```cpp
constexpr int UB_FULL = MAX_J * CAP_LM * 3 + NF * CAP_UM;
constexpr int LM_S = 16, UM_S = 64;
constexpr int UB_S = 1544;
static_assert(UB_S >= MAX_J * LM_S * 3 + NF * UM_S, "small staging buffer");
__host__ __device__ constexpr int eval_pair_doubles(int np) { return np + (np + 1) / 2 + 4 * np; }
template <typename R, bool ARMTD, bool CACHED, int LM, int UM, int UB, bool MX = false>
__device__ __attribute__((always_inline)) void eval_body(const NlpDev& d, int mode) {
    static_assert(!CACHED || std::is_same<R, double>::value, "the plane cache is fp64");
    static_assert(!MX || (std::is_same<R, double>::value && !ARMTD), "mixed batches: the fp64 ARMOUR planner");
    if ((mode == 1 || mode == 5) && d.lcount && blockIdx.y >= *d.lcount) return;
    const int t = blockIdx.x, w = world_of(d, blockIdx.y);
    WorldState& S = d.ws[w];
    if (mode == 1 && !((d.resto ? S.status == WS_RESTO : S.status == 0) && S.searching)) return;
    if (mode == 5 && !(d.resto ? (S.status == WS_RESTO && S.rpend) : (S.status == 0 && S.spec_k >= 0))) return;
    EVP_DECL EVP_MARK
    const int slot = mode == 0 ? 0 : 1 - S.cur;
    double* const Gb = d.g + gidx(d, slot, w, 0);
    double* const Jb = d.J + gidx(d, slot, w, 0) * NF;
    double* const Lcb = d.link_c + slot * d.lcs + (long)w * d.T * d.NJ * 3;
    double* const fb = d.f + slot * d.W + w;
    double* const gradb = d.grad + ((long)slot * d.W + w) * NF;
    const long ncol = (long)d.T * d.NJ * d.O;
    double* const Jnb = d.jn + slot * d.njn + (long)w * ncol * 3;
    double* const Jdb = d.jd + slot * d.njd + (long)w * d.T * d.NJ * NF * 3;
    const RobotParams& rp = *d.rp;
    const int tid = threadIdx.x;
    const long jt = (long)w * d.T + t;
    const int NJ = d.NJ, O = shape_of<MX>(d, w).O, OS = d.O;
    __shared__ double x[NF];
    __shared__ R lc[MAX_J][3];
    __shared__ R dlc[MAX_J][NF][3];
    __shared__ R lgen[MAX_J][18];
    __shared__ R obs[MAX_OBS][12];
    __shared__ uint16_t lh[MAX_J][LM];
    __shared__ uint16_t th[NF][UM];
    __shared__ double ubuf[UB];
    static_assert(MAX_J * LM * 3 + NF * UM <= UB, "monomial staging");
    auto lco = reinterpret_cast<R (*)[LM][3]>(ubuf);
    auto tco = reinterpret_cast<R (*)[UM]>(ubuf + MAX_J * LM * 3);
    constexpr int NMIX = MAX_J * MAX_OBS * OBS_GEN;
    static_assert(CACHED || MAX_J * LL_PLANES * 10 + MAX_OBS * OO_PLANES * 5 + NMIX + (NMIX + 7) / 8 <= UB, "plane tables");
    auto llp = reinterpret_cast<R (*)[LL_PLANES][10]>(ubuf);
    auto oop = reinterpret_cast<R (*)[OO_PLANES][5]>(ubuf + MAX_J * LL_PLANES * 10);
    R* mixv = reinterpret_cast<R*>(ubuf + MAX_J * LL_PLANES * 10 + MAX_OBS * OO_PLANES * 5);
    int8_t* mixc = reinterpret_cast<int8_t*>(mixv + NMIX);
    __shared__ int lcnt[MAX_J], tcnt[NF];
    __shared__ R ptab[NF][8];
    if (tid < NF) {
        const double xd = mode == 0 ? S.x[tid] : S.xt[tid];
        x[tid] = xd;
        const R xj = (R)xd;
        power_table(xj, ptab[tid]);
        ptab[tid][4] = (R)0.0; ptab[tid][5] = (R)1.0 * (R)1.0; ptab[tid][6] = (R)2.0 * xj; ptab[tid][7] = (R)3.0 * (xj * xj);
    }
    if (tid < NJ) lcnt[tid] = d.ro.link_cnt[jt * NJ + tid];
    if (tid >= 32 && tid < 32 + NF) tcnt[tid - 32] = d.nt ? d.ro.tq_cnt[jt * NF + tid - 32] : 0;
    if constexpr (!CACHED) {
        for (int i = tid; i < NJ * 18; i += blockDim.x) lgen[i / 18][i % 18] = d.ro.link_gens[jt * NJ * 18 + i];
        for (int i = tid; i < O * 12; i += blockDim.x) obs[i / 12][i % 12] = d.obs[(long)w * OS * 12 + i];
    }
    __syncthreads();
    EVP_MARK
    if (!(d.diag & 1)) {
        STAGE_MONOMIALS_BODY
    }
    __syncthreads();
    EVP_MARK
    const int nlk = NJ * 3 * 8;
    for (int u = tid; u < ((d.diag & 1) ? 0 : 64 + nlk); u += blockDim.x) {
      if (u >= 64) {
        const int ul = u - 64;
        const int l = ul / 24, e = (ul / 8) % 3, k = ul % 8;
        const long base = jt * NJ + l;
        R c = k == 0 ? d.ro.link_center[base * 3 + e] : 0.0;
        c = sum4(c, lcnt[l], [&](int q) { return slice_term(lco[l][q][e], lh[l][q], k, ptab); });
        if (k == 0) {
            const R r = d.ro.link_rad[base * 3 + e];
            const R cc = interval_mid(c, r);
            lc[l][e] = cc;
            Lcb[((long)t * NJ + l) * 3 + e] = cc;
        } else {
            dlc[l][k - 1][e] = c;
            Jdb[(((long)t * NJ + l) * NF + k - 1) * 3 + e] = c;
        }
      } else {
        if (u >= NF * 8 || d.nt == 0) continue;
        const int j = u / 8, k = u % 8;
        const long base = jt * NF + j;
        R c = k == 0 ? d.ro.tq_center[base] : 0.0;
        c = sum4(c, tcnt[j], [&](int q) { return slice_term(tco[j][q], th[j][q], k, ptab); });
        const long gi = (long)t * NF + j;
        if (k == 0) {
            const R r = d.ro.tq_rad[base];
            Gb[gi] = interval_mid(c, r);
        } else {
            Jb[gi * NF + k - 1] = c;
        }
      }
    }
    if constexpr (ARMTD) {
        if (tid == blockDim.x - 1 && t == 0) armtd_extrema_cost(d, w, x, Gb, Jb, fb, gradb);
    } else if (t == 0 && tid >= (int)blockDim.x - 2 * NF - 1) {
        const TrajStart ts = traj_start(d, w);
        const int v = tid - ((int)blockDim.x - 2 * NF - 1);
        if (v < 2 * NF) {
            const long off2 = (long)NF * d.T + (long)d.T * d.NJ * O;
            const int kind = v / NF, i = v % NF;
            const ExtremumRows er = extremum_rows(rp, ts, kind, i, x[i]);
            const long gmin = off2 + kind * 2 * NF + i, gmax = gmin + NF;
            Gb[gmin] = er.mn;
            Gb[gmax] = er.mx;
            const double gmn = extremum_grad(kind, er.mnid, er.e2, er.e3) * rp.k_range[i] / er.scale;
            const double gmx = extremum_grad(kind, er.mxid, er.e2, er.e3) * rp.k_range[i] / er.scale;
#pragma unroll
            for (int k = 0; k < NF; k++) {
                Jb[gmin * NF + k] = (k == i) ? gmn : 0.0;
                Jb[gmax * NF + k] = (k == i) ? gmx : 0.0;
            }
        } else {
            const double tp = rp.t_plan;
            double qp[NF];
            TRAJ_COST_BODY
            *fb = fv * rp.cost_scale;
            for (int i = 0; i < NF; i++) {
                const double dk = tp * tp * tp * (6 * tp * tp - 15 * tp + 10) * rp.k_range[i];
                double gv = rp.wrap_mask[i] ? (2 * wrap_to_pi(qp[i] - d.qdes[w * NF + i]) * dk) : (2 * (qp[i] - d.qdes[w * NF + i]) * dk);
                gradb[i] = gv * rp.cost_scale;
            }
        }
    }
    __syncthreads();
    EVP_MARK
    const long nt = d.nt;
    bool coll = !(d.diag & 2);
    if constexpr (MX) coll = coll && O > 0;
    if constexpr (CACHED) {
        bool inbox = true;
#pragma unroll
        for (int j = 0; j < NF; j++) inbox = inbox && fabs(x[j]) <= PC_XBOX;
        if (coll && !inbox) {
            for (int pr = tid; pr < NJ * O; pr += blockDim.x)
                Gb[nt + ((long)(pr / O) * d.T + t) * O + pr % O] = __builtin_nan("");
            if (tid == 0) atomicAdd(d.cnt + 7, 1u);
        } else if (coll) {
            const int NP = NJ * O;
            const PlaneRecords pc = plane_records(d, jt, NP);
            const int total = pc.total;
            unsigned long long* const pkey = reinterpret_cast<unsigned long long*>(ubuf);
            unsigned* const pidx = reinterpret_cast<unsigned*>(ubuf + NP);
            double* const pB = ubuf + NP + (NP + 1) / 2;
            static_assert(eval_pair_doubles(MAX_J * MAX_OBS) <= UB_FULL, "pair tables");
            const double start = SCAN_START;
            for (int pr = tid; pr < NP; pr += blockDim.x) {
                pkey[pr] = okey(start);
                pidx[pr] = 0xFFFFFFFFu;
            }
            __syncthreads();
            EVP_MARK
            auto cand = [&](int q, double& v, int& sub, int& pr, double* a) {
                const PlaneRecord r = load_record(pc, q);
                a[0] = r.a[0]; a[1] = r.a[1]; a[2] = r.a[2];
                pr = r.pr;
                bool neg;
                v = record_candidate(r, lc[pr / O], neg);
                sub = neg ? 1 : 0;
            };
            constexpr int RPT = 3;
            if (total <= RPT * EVAL_THREADS) {
                double v[RPT], a[RPT][3];
                int sub[RPT], pq[RPT];
#pragma unroll
                for (int s = 0; s < RPT; s++) {
                    const int q = tid + s * EVAL_THREADS;
                    v[s] = start;
                    sub[s] = 0;
                    pq[s] = 0;
                    if (q < total) {
                        cand(q, v[s], sub[s], pq[s], a[s]);
                        pair_max(&pkey[pq[s]], v[s]);
                    }
                }
                __syncthreads();
                EVP_MARK
#pragma unroll
                for (int s = 0; s < RPT; s++) {
                    const int q = tid + s * EVAL_THREADS;
                    if (q < total && v[s] > start && v[s] == dkey(pkey[pq[s]])) atomicMin(&pidx[pq[s]], (unsigned)(2 * q + sub[s]));
                }
                __syncthreads();
                EVP_MARK
#pragma unroll
                for (int s = 0; s < RPT; s++) {
                    const int q = tid + s * EVAL_THREADS;
                    if (q < total && pidx[pq[s]] == (unsigned)(2 * q + sub[s])) {
                        double* const b = pB + pq[s] * 4;
                        b[0] = a[s][0]; b[1] = a[s][1]; b[2] = a[s][2]; b[3] = v[s];
                    }
                }
            } else {
                for (int q = tid; q < total; q += blockDim.x) {
                    double v, a[3];
                    int sub, pr;
                    cand(q, v, sub, pr, a);
                    pair_max(&pkey[pr], v);
                }
                __syncthreads();
                EVP_MARK
                for (int q = tid; q < total; q += blockDim.x) {
                    double v, a[3];
                    int sub, pr;
                    cand(q, v, sub, pr, a);
                    if (v > start && v == dkey(pkey[pr])) atomicMin(&pidx[pr], (unsigned)(2 * q + sub));
                }
                __syncthreads();
                EVP_MARK
                for (int q = tid; q < total; q += blockDim.x) {
                    double v, a[3];
                    int sub, pr;
                    cand(q, v, sub, pr, a);
                    if (pidx[pr] == (unsigned)(2 * q + sub)) {
                        double* const b = pB + pr * 4;
                        b[0] = a[0]; b[1] = a[1]; b[2] = a[2]; b[3] = v;
                    }
                }
            }
            __syncthreads();
            EVP_MARK
            for (int pr = tid; pr < NP; pr += blockDim.x) {
                const int l = pr / O, o = pr % O;
                const unsigned wi = pidx[pr];
                const bool won = wi != 0xFFFFFFFFu, isneg = won && (wi & 1u);
                const double* const b = pB + pr * 4;
                const double best = won ? b[3] : start;
                const double B0 = won ? b[0] : 0.0, B1 = won ? b[1] : 0.0, B2 = won ? b[2] : 0.0;
                const long row = nt + ((long)l * d.T + t) * O + o;
                Gb[row] = -best;
                double* const jn = Jnb + (row - nt) * 3;
                jn[0] = isneg ? B0 : -B0;
                jn[1] = isneg ? B1 : -B1;
                jn[2] = isneg ? B2 : -B2;
                if (mode == 0) {
#pragma unroll
                    for (int kk = 0; kk < NF; kk++) {
                        const double dot = B0 * dlc[l][kk][0] + B1 * dlc[l][kk][1] + B2 * dlc[l][kk][2];
                        Jb[row * NF + kk] = isneg ? dot : -dot;
                    }
                }
            }
            coll = false;
        }
    }
    if constexpr (!CACHED) {
    for (int u = tid; u < (coll ? NJ * LL_PLANES + O * OO_PLANES : 0); u += blockDim.x) {
        if (u < NJ * LL_PLANES) {
            const int l = u / LL_PLANES, p = u % LL_PLANES;
            ll_table(lgen[l], p, lc[l], llp[l][p]);
        } else {
            const int v = u - NJ * LL_PLANES, o = v / OO_PLANES, p = v % OO_PLANES;
            oo_table(obs[o], p, oop[o][p]);
        }
    }
    const int nmix = coll ? NJ * O * OBS_GEN : 0;
    for (int u = tid; u < nmix; u += blockDim.x) {
        const int l = u / (O * OBS_GEN), o = (u / OBS_GEN) % O, i = u % OBS_GEN;
        const R c0 = lc[l][0], c1 = lc[l][1], c2 = lc[l][2];
        R G[BUF_GEN][3], oc[3];
#pragma unroll
        for (int r = 0; r < 3; r++) oc[r] = obs[o][r];
#pragma unroll
        for (int q = 0; q < OBS_GEN; q++)
#pragma unroll
            for (int r = 0; r < 3; r++) G[q][r] = obs[o][(q + 1) * 3 + r];
#pragma unroll
        for (int q = 0; q < 6; q++)
#pragma unroll
            for (int r = 0; r < 3; r++) G[OBS_GEN + q][r] = lgen[l][r + 3 * q];
        R ga[3];
#pragma unroll
        for (int r = 0; r < 3; r++) ga[r] = obs[o][(i + 1) * 3 + r];
        const R cc[3] = {c0, c1, c2};
        R best = -100000000.0;
        int code = -1;
        auto scan = [&](auto e_tag, int j) {
            constexpr int E = decltype(e_tag)::value;
            R A[3], dd, del;
            mixed_plane<E>(ga, G[OBS_GEN + j], G, oc, A, dd, del);
            const R Ac = dot_z<E>(A, cc);
            if (A[0] != 0 || A[1] != 0 || A[2] != 0) {
                const R pos = Ac - (dd + del);
                const R neg = -Ac - (-dd + del);
                if (pos > best) { best = pos; code = 2 * j; }
                if (neg > best) { best = neg; code = 2 * j + 1; }
            }
        };
        using gen = std::integral_constant<int, -1>;
        scan(gen{}, 0);
        scan(gen{}, 1);
        scan(gen{}, 2);
        scan(std::integral_constant<int, 0>{}, 3);
        scan(std::integral_constant<int, 1>{}, 4);
        scan(std::integral_constant<int, 2>{}, 5);
        mixv[u] = best;
        mixc[u] = (int8_t)code;
    }
    __syncthreads();
    EVP_MARK
    for (int pr = tid; pr < (coll ? NJ * O : 0); pr += blockDim.x) {
        const int l = pr / O, o = pr % O;
        R best = -100000000.0;
        R B0 = 0, B1 = 0, B2 = 0;
        bool isneg = false;
        int mwin = -1;
        const R c0 = lc[l][0], c1 = lc[l][1], c2 = lc[l][2];
        R G[BUF_GEN][3], oc[3];
#pragma unroll
        for (int r = 0; r < 3; r++) oc[r] = obs[o][r];
#pragma unroll
// ... 1749 lines not shown
```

☆ ☆ ☆ ☆ ☆ ☆ ☆

## [What you are asked to do]
Report back each line of the entries that holds the string "false".

## [Solution]
template <typename R, bool ARMTD, bool CACHED, int LM, int UM, int UB, bool MX = false>
            coll = false;
        bool isneg = false;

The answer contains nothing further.